Jobriath A.D. (2011)
Directed by Kieran Turner
First of all, it’s pronounced Joh-BRAI-ath.
What separates Jobriath A.D., about the first gay non-rock star Jobriath, from most documentaries is the animation used within it. Being created by four different animators, they all have a coherently colourful aesthetic. And unlike animation in other documentaries, which is often used for infographics, these segments attempt a narrative purpose. But it might also be one of the movie’s weak spots, as they just repeat the points within the other parts of the movie.
The documentary sets up this joyful mood, starting where many contemporary gay movies begin – the late 1960’s, the gay movement being a residual from that decade’s sexual revolution. Jobriath, who played Woof in the first regional productions of Hair, outshines the musical’s major characters through his vocal energy. After the musical’s last performance in LA the cast has relatively gone their separate ways, Jobriath beginning to write his first album. The movie’s talking heads belong to two groups. The majority have been around during the music’s composition and recording, affirming the optimism they have for this talent. A minority were the people from newer generations who have discovered his music, telling the camera of the music’s uniqueness and influential value. The music was operatic but it fit within rock music and its cousin, glam rock. Jobriath was willing to make the transition, even outdoing the subgenre’s stars like David Bowie. He and his manager Jerry Brandt plan to outdo Bowie by playing on the homosexuality angle. That’s before realizing how much they’ve miscalculated.

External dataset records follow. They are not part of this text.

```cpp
void Engine::group_begin(bool tiled) {
  grouping_ = true;
  group_tiled_ = tiled;
  group_cfg_ = -1;
  group_.clear();
  group_flops_ = group_bytes_ = 0;
}
void Engine::group_end() {
  grouping_ = false;
  if (group_.empty()) return;
  if (group_tiled_) {
    group_tiled_ = false;
    std::stable_sort(group_.begin(), group_.end(), [](const ConvP& a, const ConvP& b) { return a.ntaps > b.ntaps; });
    ConvG g{};
    int n = 0, rows = 0, xhalo = 0;
    for (const ConvP& c : group_) {
      g.c[n++] = c;
      rows = std::max(rows, c.rows);
      xhalo = std::max(xhalo, c.xhalo);
    }
    g.n = n;
    g.B = B_;
    const int cfg = group_cfg_, BM = CFG_BM[cfg], BN = CFG_BN[cfg];
    const int HALO = slab_halo(xhalo);
    const dim3 grid((group_ncols_ + BN - 1) / BN, (rows + BM - 1) / BM, n * B_);
    int kh = -1;
    if (prof_level_ >= 2) {
      char nm[96];
      snprintf(nm, sizeof(nm), "conv_mfma_group_kernel<%s,%d>", cfg == CFG_C ? "1,4,1,1,16" : "2,2,1,1,16", HALO);
      kh = kbegin(krow(std::string(nm)), group_flops_, group_bytes_);
    }
    launch::conv_tile_group(cfg, HALO, grid, tile_smem(2, BN, HALO), ls_, g);
    kend(kh);
    group_.clear();
    return;
  }
  constexpr int NW = 4;
  std::stable_sort(group_.begin(), group_.end(), [](const ConvP& a, const ConvP& b) { return a.ntaps > b.ntaps; });
  for (int wide = 0; wide < 2; ++wide) {
    ConvG g{};
    int n = 0, mt = 0;
    for (const ConvP& c : group_)
      if ((c.xhalo > 32) == (wide == 1)) {
        g.c[n++] = c;
        mt = std::max(mt, (c.rows + 31) / 32);
      }
    if (!n) continue;
    g.n = n;
    g.B = B_;
    const dim3 grid((group_ncols_ + 31) / 32, mt, n * B_);
    const double share = (double)n / (double)group_.size();
    const int kh = kbegin(prof_level_ >= 2 ? krow(wide ? "conv_splitk_group_kernel<4,2,128>" : "conv_splitk_group_kernel<4,2,64>") : 0,
                          group_flops_ * share, group_bytes_ * share);
    launch::conv_group(wide != 0, grid, splitk_smem(NW, 1, wide ? 128 : 64), ls_, g);
    kend(kh);
  }
  group_.clear();
}

bool Engine::can_group_sum() const {
  if (group_.size() < 2 || group_.size() > 3) return false;
  const ConvP& a = group_[0];
  for (const ConvP& c : group_)
    if (c.rows != a.rows || c.Cin != a.Cin || c.nchunks != a.nchunks || c.x_bs != a.x_bs || c.x_cs != a.x_cs ||
        c.r_bs != a.r_bs || c.r_cs != a.r_cs || c.in_slope != a.in_slope || c.epi != EPI_RESADD || c.xhalo > 96)
      return false;
  return true;
}
void Engine::group_end_sum(View out, const float* bias_sum, float alpha) {
  grouping_ = false;
  if (!can_group_sum()) throw std::runtime_error("internal: convs do not fit a K-concatenated launch");
  ConvP q = group_[0];
  q.nseg = (int)group_.size();
  for (int i = 0; i < q.nseg; ++i) {
    q.seg_x[i] = group_[i].x; q.seg_wp[i] = group_[i].wp;
    q.seg_ntaps[i] = group_[i].ntaps; q.seg_dil[i] = group_[i].dil; q.seg_padl[i] = group_[i].padl;
  }
  q.res2 = group_[1].res;
  q.res3 = q.nseg > 2 ? group_[2].res : nullptr;
  q.bias = bias_sum;
  q.out = out.p; q.o_bs = out.bs; q.o_cs = out.cs;
  q.epi = EPI_ACCUM; q.mode = 3; q.alpha = alpha;
  q.tgroups = 1;
  const dim3 grid((group_ncols_ + 31) / 32, (q.rows + 31) / 32, B_);
  const int kh = kbegin(prof_level_ >= 2 ? krow("conv_splitk_sum_kernel<4,2>") : 0, group_flops_, group_bytes_);
  launch::conv_group_sum(grid, splitk_smem(4, 1, 128), ls_, q);
  kend(kh);
  group_.clear();
}

static void conv_cost(const PackedConv& pc, int epi, int mode, double cols, double& flops, double& bytes) {
  const bool rd_res = epi == EPI_RESADD || epi == EPI_ACCUM;
  const bool rd_old = epi == EPI_SUBFROM || epi == EPI_WNRS || (epi == EPI_ACCUM && (mode == 1 || mode == 2));
  const double out_rows = epi == EPI_GATE ? pc.split : pc.rows;
  flops = 2.0 * pc.macs_per_col * cols;
  bytes = 4.0 * (cols * (pc.Cin + out_rows * (1 + (rd_res ? 1 : 0) + (rd_old ? 1 : 0))) + (double)pc.rows * pc.Cin * pc.ntaps);
}

void Engine::conv(const PackedConv& pc, View x, View out, const int* lens, int len_mul, int Lmax, int epi, const ConvOpt& o) {
  if ((epi == EPI_GATE) != pc.gate) throw std::runtime_error("internal: gate epilogue/packing mismatch");
  ConvP p;
  p.x = x.p; p.x_bs = x.bs; p.x_cs = x.cs;
  p.wp = pc.wp; p.wp16 = pc.wp16; p.wpb = pc.wpb; p.wunscale = pc.wunscale; p.wpg4 = nullptr; p.bias = pc.bias;
  p.bias2 = o.bias2; p.bias2_bs = o.bias2_bs;
  p.out = out.p; p.o_bs = out.bs; p.o_cs = out.cs;
  p.res = o.res.p; p.r_bs = o.res.bs; p.r_cs = o.res.cs;
  p.out2 = o.out2.p; p.o2_bs = o.out2.bs; p.o2_cs = o.out2.cs;
  p.lens = lens; p.len_mul = len_mul;
  p.Cin = pc.Cin; p.rows = pc.rows; p.nchunks = pc.nchunks;
  p.ntaps = pc.ntaps; p.dil = pc.dil; p.padl = pc.padl; p.xhalo = (pc.ntaps - 1) * pc.dil;
  p.in_slope = o.in_slope; p.epi = epi; p.act = o.act; p.mode = o.mode; p.alpha = o.alpha;
  p.split = (epi == EPI_GATE) ? pc.split : (epi == EPI_WNRS ? (pc.rows > H_ ? H_ : 0) : 0);
  p.up = pc.up; p.padT = pc.padT; p.up_magic = pc.up ? (unsigned)((0x100000000ULL + pc.up - 1) / pc.up) : 0u;
  p.up_vec = 0; p.tpb = 1; p.tgroups = 1;
  double kflops = 0, kbytes = 0;
  if (prof_level_ >= 2) {
    const std::vector<int32_t>& lh = (lens == d_tlens_) ? tlens_h_ : frames_h_;
    double cols = 0;
    for (int b = 0; b < B_; ++b) cols += (double)lh[b] * len_mul;
    conv_cost(pc, epi, o.mode, cols, kflops, kbytes);
  }
  const ConvPlan pl = plan_conv(pc, Lmax, epi, stage_tiled_);
  if (grouping_) {
    if (!(group_tiled_ ? pl.group_tiled : pl.group_splitk) || group_.size() >= 3 ||
        (!group_.empty() && (group_ncols_ != pl.ncols || (group_tiled_ && group_cfg_ != pl.group_cfg))))
      throw std::runtime_error(group_tiled_ ? "internal: conv does not fit a grouped tiled launch" : "internal: conv does not fit a grouped launch");
    group_cfg_ = pl.group_cfg;
    group_.push_back(p);
    group_ncols_ = pl.ncols;
    group_flops_ += kflops; group_bytes_ += kbytes;
    return;
  }
  p.up_vec = pl.up_vec; p.tpb = pl.tpb; p.tgroups = pl.tgroups;
  if (pl.form == CONV_GATE12) p.wpg4 = pc.wpg4;
  const int kh = prof_level_ >= 2 ? kbegin(krow(conv_row_name(pl, pc, matrix_sm_, pol_.prof_sites != 0, epi, len_mul)), kflops, kbytes) : -1;
  switch (pl.form) {
    case CONV_GATE12: launch::gate4(pl.grid, pl.smem, ls_, p); break;
    case CONV_SPLITK: launch::conv_splitk(pc.gate, pl.nw, pl.grid, pl.smem, ls_, p); break;
    case CONV_SPLITK16: launch::conv_splitk16(pc.gate, pl.grid, pl.smem, ls_, p, pl.half); break;
    case CONV_SPLIT: launch::conv_bf3(matrix_sm_, pl.cfg, pc.gate, pl.halo, pl.grid, pl.smem, ls_, p); break;
    case CONV_1X1: launch::conv1x1(pl.grid, ls_, p); break;
    case CONV_TILE: launch::conv_tile(pl.cfg, pc.gate, pl.halo, pl.grid, pl.smem, ls_, p); break;
  }
  kend(kh);
}

bool Engine::mrf_geo(const UpStage& st, int len_mul, bool tail, MrfGeo& best) const {
  const int CP = st.mrf_cp, NCG = CP == 32 ? 8 : 4, HU = CP == 32 ? 1 : 2;
  const int OUMAX = CP == 32 ? 4 : 3;
  const int hx = st.mrf_hx, hxa = rup(hx, 16);
  auto geo = [&](int ou, MrfGeo& g) {
    g.ou = ou; g.N = 16 * NCG * ou;
    if (hxa + g.N + hx > mrf_ws(CP, ou)) return false;
    g.cu_lo = (hxa - hx) / 16; g.cu_hi = (hxa + g.N + hx + 15) / 16;
    g.nleft = hxa / 16 - g.cu_lo; g.nhalo = g.cu_hi - g.cu_lo - g.N / 16;
    return g.nhalo <= NCG * HU;
  };
  best = MrfGeo{};
  double best_cost = 0;
  MrfGeo forced;
  const int force = (pol_.mrf_ou >= 1 && pol_.mrf_ou <= OUMAX && geo((int)pol_.mrf_ou, forced)) ? (int)pol_.mrf_ou : 0;
  for (int ou = 1; ou <= OUMAX; ++ou) {
    MrfGeo g;
    if ((force && ou != force) || !geo(ou, g)) continue;
    double wgs = 0;
    const int stride = tail ? g.N - (POST_K - 1) : g.N;
    for (int b = 0; b < B_; ++b) wgs += (double)(((long)frames_h_[b] * len_mul + stride - 1) / stride);
    double work = 0, taps = 0;
    for (auto& P : st.mrf_ph) {
      const int lo = (hxa - P.e) / 16, hi = (hxa + g.N + P.e + 15) / 16;
      work += (double)(hi - lo) * 16 * P.ntaps;
      taps += P.ntaps;
    }
    double cost = std::ceil(wgs / 256.0) * (work + 16.0 * taps);
    if (ou == 4) cost *= 1.06;
    if (!best.ou || cost < best_cost) { best = g; best_cost = cost; }
  }
  return best.ou != 0;
}

void Engine::mrf(const UpStage& st, View x, View out, const int* lens, int len_mul, int Lmax, bool tail) {
  const int CP = st.mrf_cp, HU = CP == 32 ? 1 : 2;
  const int hx = st.mrf_hx, hxa = rup(hx, 16);
  MrfGeo best;
  if (!mrf_geo(st, len_mul, tail, best)) throw std::runtime_error("internal: no mrf_kernel geometry for this stage");
  MrfP p{};
  p.x = x.p; p.x_bs = x.bs; p.x_cs = x.cs;
  p.out = out.p; p.o_bs = out.bs; p.o_cs = out.cs;
  p.lens = lens; p.len_mul = len_mul;
  p.phases = static_cast<const MrfPhase*>(st.mrf_phases); p.nphases = (int)st.mrf_ph.size();
  p.wstream = st.mrf_w; p.wfloats = st.mrf_wfloats;
  p.C = st.ch; p.N = best.N; p.wcols = hxa + best.N + hx; p.hxa = hxa; p.cu_lo = best.cu_lo; p.cu_hi = best.cu_hi;
  p.nleft = best.nleft; p.nhalo = best.nhalo;
  p.slope = 0.1f;
  p.alpha = 1.0f / (float)st.rb.size();
  p.stride = best.N; p.n0off = 0;
  p.post_w = nullptr; p.audio = nullptr; p.a_bs = 0; p.absmax = nullptr; p.post_slope = 0.01f;
  if (tail) {
    p.stride = best.N - (POST_K - 1); p.n0off = (POST_K - 1) / 2;
    p.post_w = post_w_; p.audio = audio_; p.a_bs = Ss_; p.absmax = absmax_;
  }
  double kflops = 0, kbytes = 0;
  if (prof_level_ >= 2) {
    double cols = 0;
    for (int b = 0; b < B_; ++b) cols += (double)frames_h_[b] * len_mul;
    double macs = 0;
    for (auto& cv : st.rb)
      for (auto& c : cv) macs += c.macs_per_col;
    kflops = 2.0 * macs * cols;
    kbytes = 8.0 * st.ch * cols + 4.0 * st.mrf_wfloats;
    if (tail) {
      kflops += 2.0 * cols * st.ch * POST_K;
      kbytes = 4.0 * (st.ch + 1) * cols + 4.0 * st.mrf_wfloats;
    }
  }
  dim3 grid((Lmax + p.stride - 1) / p.stride, B_);
  char nm[64];
  const bool split = matrix_bf3_ && pol_.mrf_split && st.mrf_wsplit != nullptr && matrix_sm_ < 2;
  if (split) {
    p.wstream = st.mrf_wsplit; p.wfloats = st.mrf_wsplit_floats; p.wunscale = st.mrf_unscale;
    snprintf(nm, sizeof(nm), "mrf_split_kernel<%d,%d,%d,%d>", matrix_sm_, CP, best.ou, HU);
  } else {
    snprintf(nm, sizeof(nm), "mrf_kernel<%d,%d,%d>", CP, best.ou, HU);
  }
  const int kh = prof_level_ >= 2 ? kbegin(krow(std::string(nm)), kflops, kbytes) : -1;
  if (split) launch::mrf_split(matrix_sm_, CP, best.ou, grid, ls_, p);
  else launch::mrf(CP, best.ou, grid, ls_, p);
  kend(kh);
}

size_t Engine::attn_smem(int T, bool global_scores) const {
  const int SP = rup(T, 64) + 1, VS = dk_ + 1 + (dk_ & 1);
  return ((global_scores ? 0 : (size_t)ATT_QB * SP) + (size_t)ATT_KCH * VS + (size_t)dk_ * ATT_QB +
          (size_t)2 * (2 * window_ + 1) * dk_ + 4 * ATT_QB * 16) * sizeof(float);
}
bool Engine::attn_scores_global(int T) const { return pol_.attn_long || attn_smem(T, false) > (size_t)160 * 1024; }

void Engine::layer_norm(View in, View out, const float* g, const float* b, int C, const int* lens, int Lmax) {
  LnP p;
  p.in = in.p; p.i_bs = in.bs; p.i_cs = in.cs;
  p.out = out.p; p.o_bs = out.bs; p.o_cs = out.cs;
  p.gamma = g; p.beta = b;
  p.lens = lens; p.C = C;
  if (C > LN_COLS * 32) throw std::runtime_error("LayerNorm over more than 256 channels is not supported");
  dim3 grid((Lmax + LN_COLS - 1) / LN_COLS, B_);
  const int kh = kbegin(prof_level_ >= 2 ? krow("ln_kernel") : 0, 0.0, 4.0 * 2.0 * C * (lens == d_tlens_ ? cols_ids_ : cols_frames_));
  launch::layer_norm(grid, stream_, p);
  kend(kh);
}

void Engine::dds_params(const DdsW& d, View in, View out, View tmp, const DdsOpt* opt, std::vector<DdsP>& list) {
  int dil = 1;
  const int n = (int)d.c1x1.size();
  View cur = in;
  for (int i = 0; i < n; ++i) {
    const View dst = ((n - 1 - i) & 1) ? tmp : out;
    if (dst.p == cur.p) throw std::runtime_error("internal: DDSConv buffer aliasing");
    DdsP p{};
    if (opt && i == 0 && opt->pre_z) {
      p.pre_z = opt->pre_z; p.pre_z_bs = opt->pre_z_bs; p.pre_w = opt->pre_w; p.pre_b = opt->pre_b;
    }
    p.z_scale = opt ? opt->z_scale : nullptr;
    if (opt && i == n - 1 && opt->post_w16) {
      p.post_w16 = opt->post_w16; p.post_w4 = w4_of(opt->post_w16); p.post_bias = opt->post_bias; p.post_rows = opt->post_rows;
      p.post_out = opt->post_out.p; p.po_bs = opt->post_out.bs; p.po_cs = opt->post_out.cs;
      p.zin = opt->zin; p.zin_bs = opt->zin_bs; p.z_cs = opt->z_cs; p.c0 = opt->c0; p.c1 = opt->c1;
      p.zout = opt->zout; p.zout_bs = opt->zout_bs;
      p.inv_sqrt_h = 1.0f / std::sqrt((float)H_);
    }
    p.x = cur.p; p.x_bs = cur.bs; p.x_cs = cur.cs;
    p.out = dst.p; p.o_bs = dst.bs; p.o_cs = dst.cs;
    p.dw_w = d.dw_w[i]; p.dw_b = d.dw_b[i]; p.dw_k = ksz_; p.dw_dil = dil;
    p.g1 = d.g1[i]; p.b1 = d.b1[i]; p.g2 = d.g2[i]; p.b2 = d.b2[i];
    p.bias = d.c1x1[i].bias;
    p.wp16 = d.w16[i];
    p.wp4 = w4_of(d.w16[i]);
    p.nchunks = d.c1x1[i].nchunks;
    p.lens = d_tlens_; p.H = H_;
    list.push_back(p);
    dil *= ksz_;
    cur = dst;
  }
}

double Engine::dds_bytes(const DdsP& p) const {
  return 4.0 * (cols_ids_ * (2.0 * H_ + p.post_rows) + (double)H_ * H_ + (double)p.post_rows * H_);
}

void Engine::dds(const DdsW& d, View in, View out, View tmp, const DdsOpt* opt) {
  std::vector<DdsP> list;
  dds_params(d, in, out, tmp, opt, list);
  bool four = H_ == 192 && ksz_ <= 3 && pol_.chain4((long)B_ * Tg_);
  for (const DdsP& p : list) four = four && p.wp4 && (!p.post_w16 || p.post_w4);
  for (const DdsP& p : list) {
    if (four) {
      const int kh4 = kbegin(prof_level_ >= 2 ? krow("dds_layer4_kernel") : 0, 0.0, dds_bytes(p));
// ... 168 lines not shown
```

piper_amd/csrc/engine_pack.cpp:

```cpp
#include "engine_internal.h"
#include <cmath>

namespace pe {
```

NOW Magazine’s Benjamin Boles describes Jobriath as the pre-Internet Lana del Rey, both acts being hyped up before seeing them perform. There are other parallels among Jobriath and other real or fictional musicians. I suspect that he might have influenced This Is Spinal Tap and Hedwig and the Angry Inch’s flamboyant shoestring theatricality. The same hype was built around Gabbo and 50 Cent, if either had failed. All these examples were objects of mockery, which Jobriath was in his time, but the movie rightfully turns this backlash against him as a tragic phenomenon that destroys his life.
Brandt might have been the person who helped ruin Jobriath, and he’s also one of the movie’s talking heads. Another of the movie’s problems is that it lets Brandt hijack it the first time he appears on screen. But at least Keiran Turner’s documentary is comprehensive, showing Jobriath’s life and the people in it before, during and surprisingly after Jobriath slipped in and out of his multiple personas.
‘Rock-umentaries’ are all about immersing the audience in the musician’s work and convincing them to buy and download and whatever. To do that it shows footage with him in the studio doing what he does best – o hai Richard Gere in the background – as well as Jake Shears, Stephen Merritt and the lead singers from Okkervil River and Def Leppard lauding him. But despite showing these things it never fully gets me to that level, and there are many possible reasons for that. Either because there’s something I can’t articulate within the movie’s presentation that hinders it. That Jobriath’s music is too esoteric for his own good, a quality oft-repeated by the movie’s talking heads. Or that I’m not into rock or The Scissor Sisters or The Magnetic Fields at the moment. But I did Youtube one of Jobriath’s videos so I might just be getting there slowly, like a steep tower that he mounts, unable to reach his zenith when he was still alive.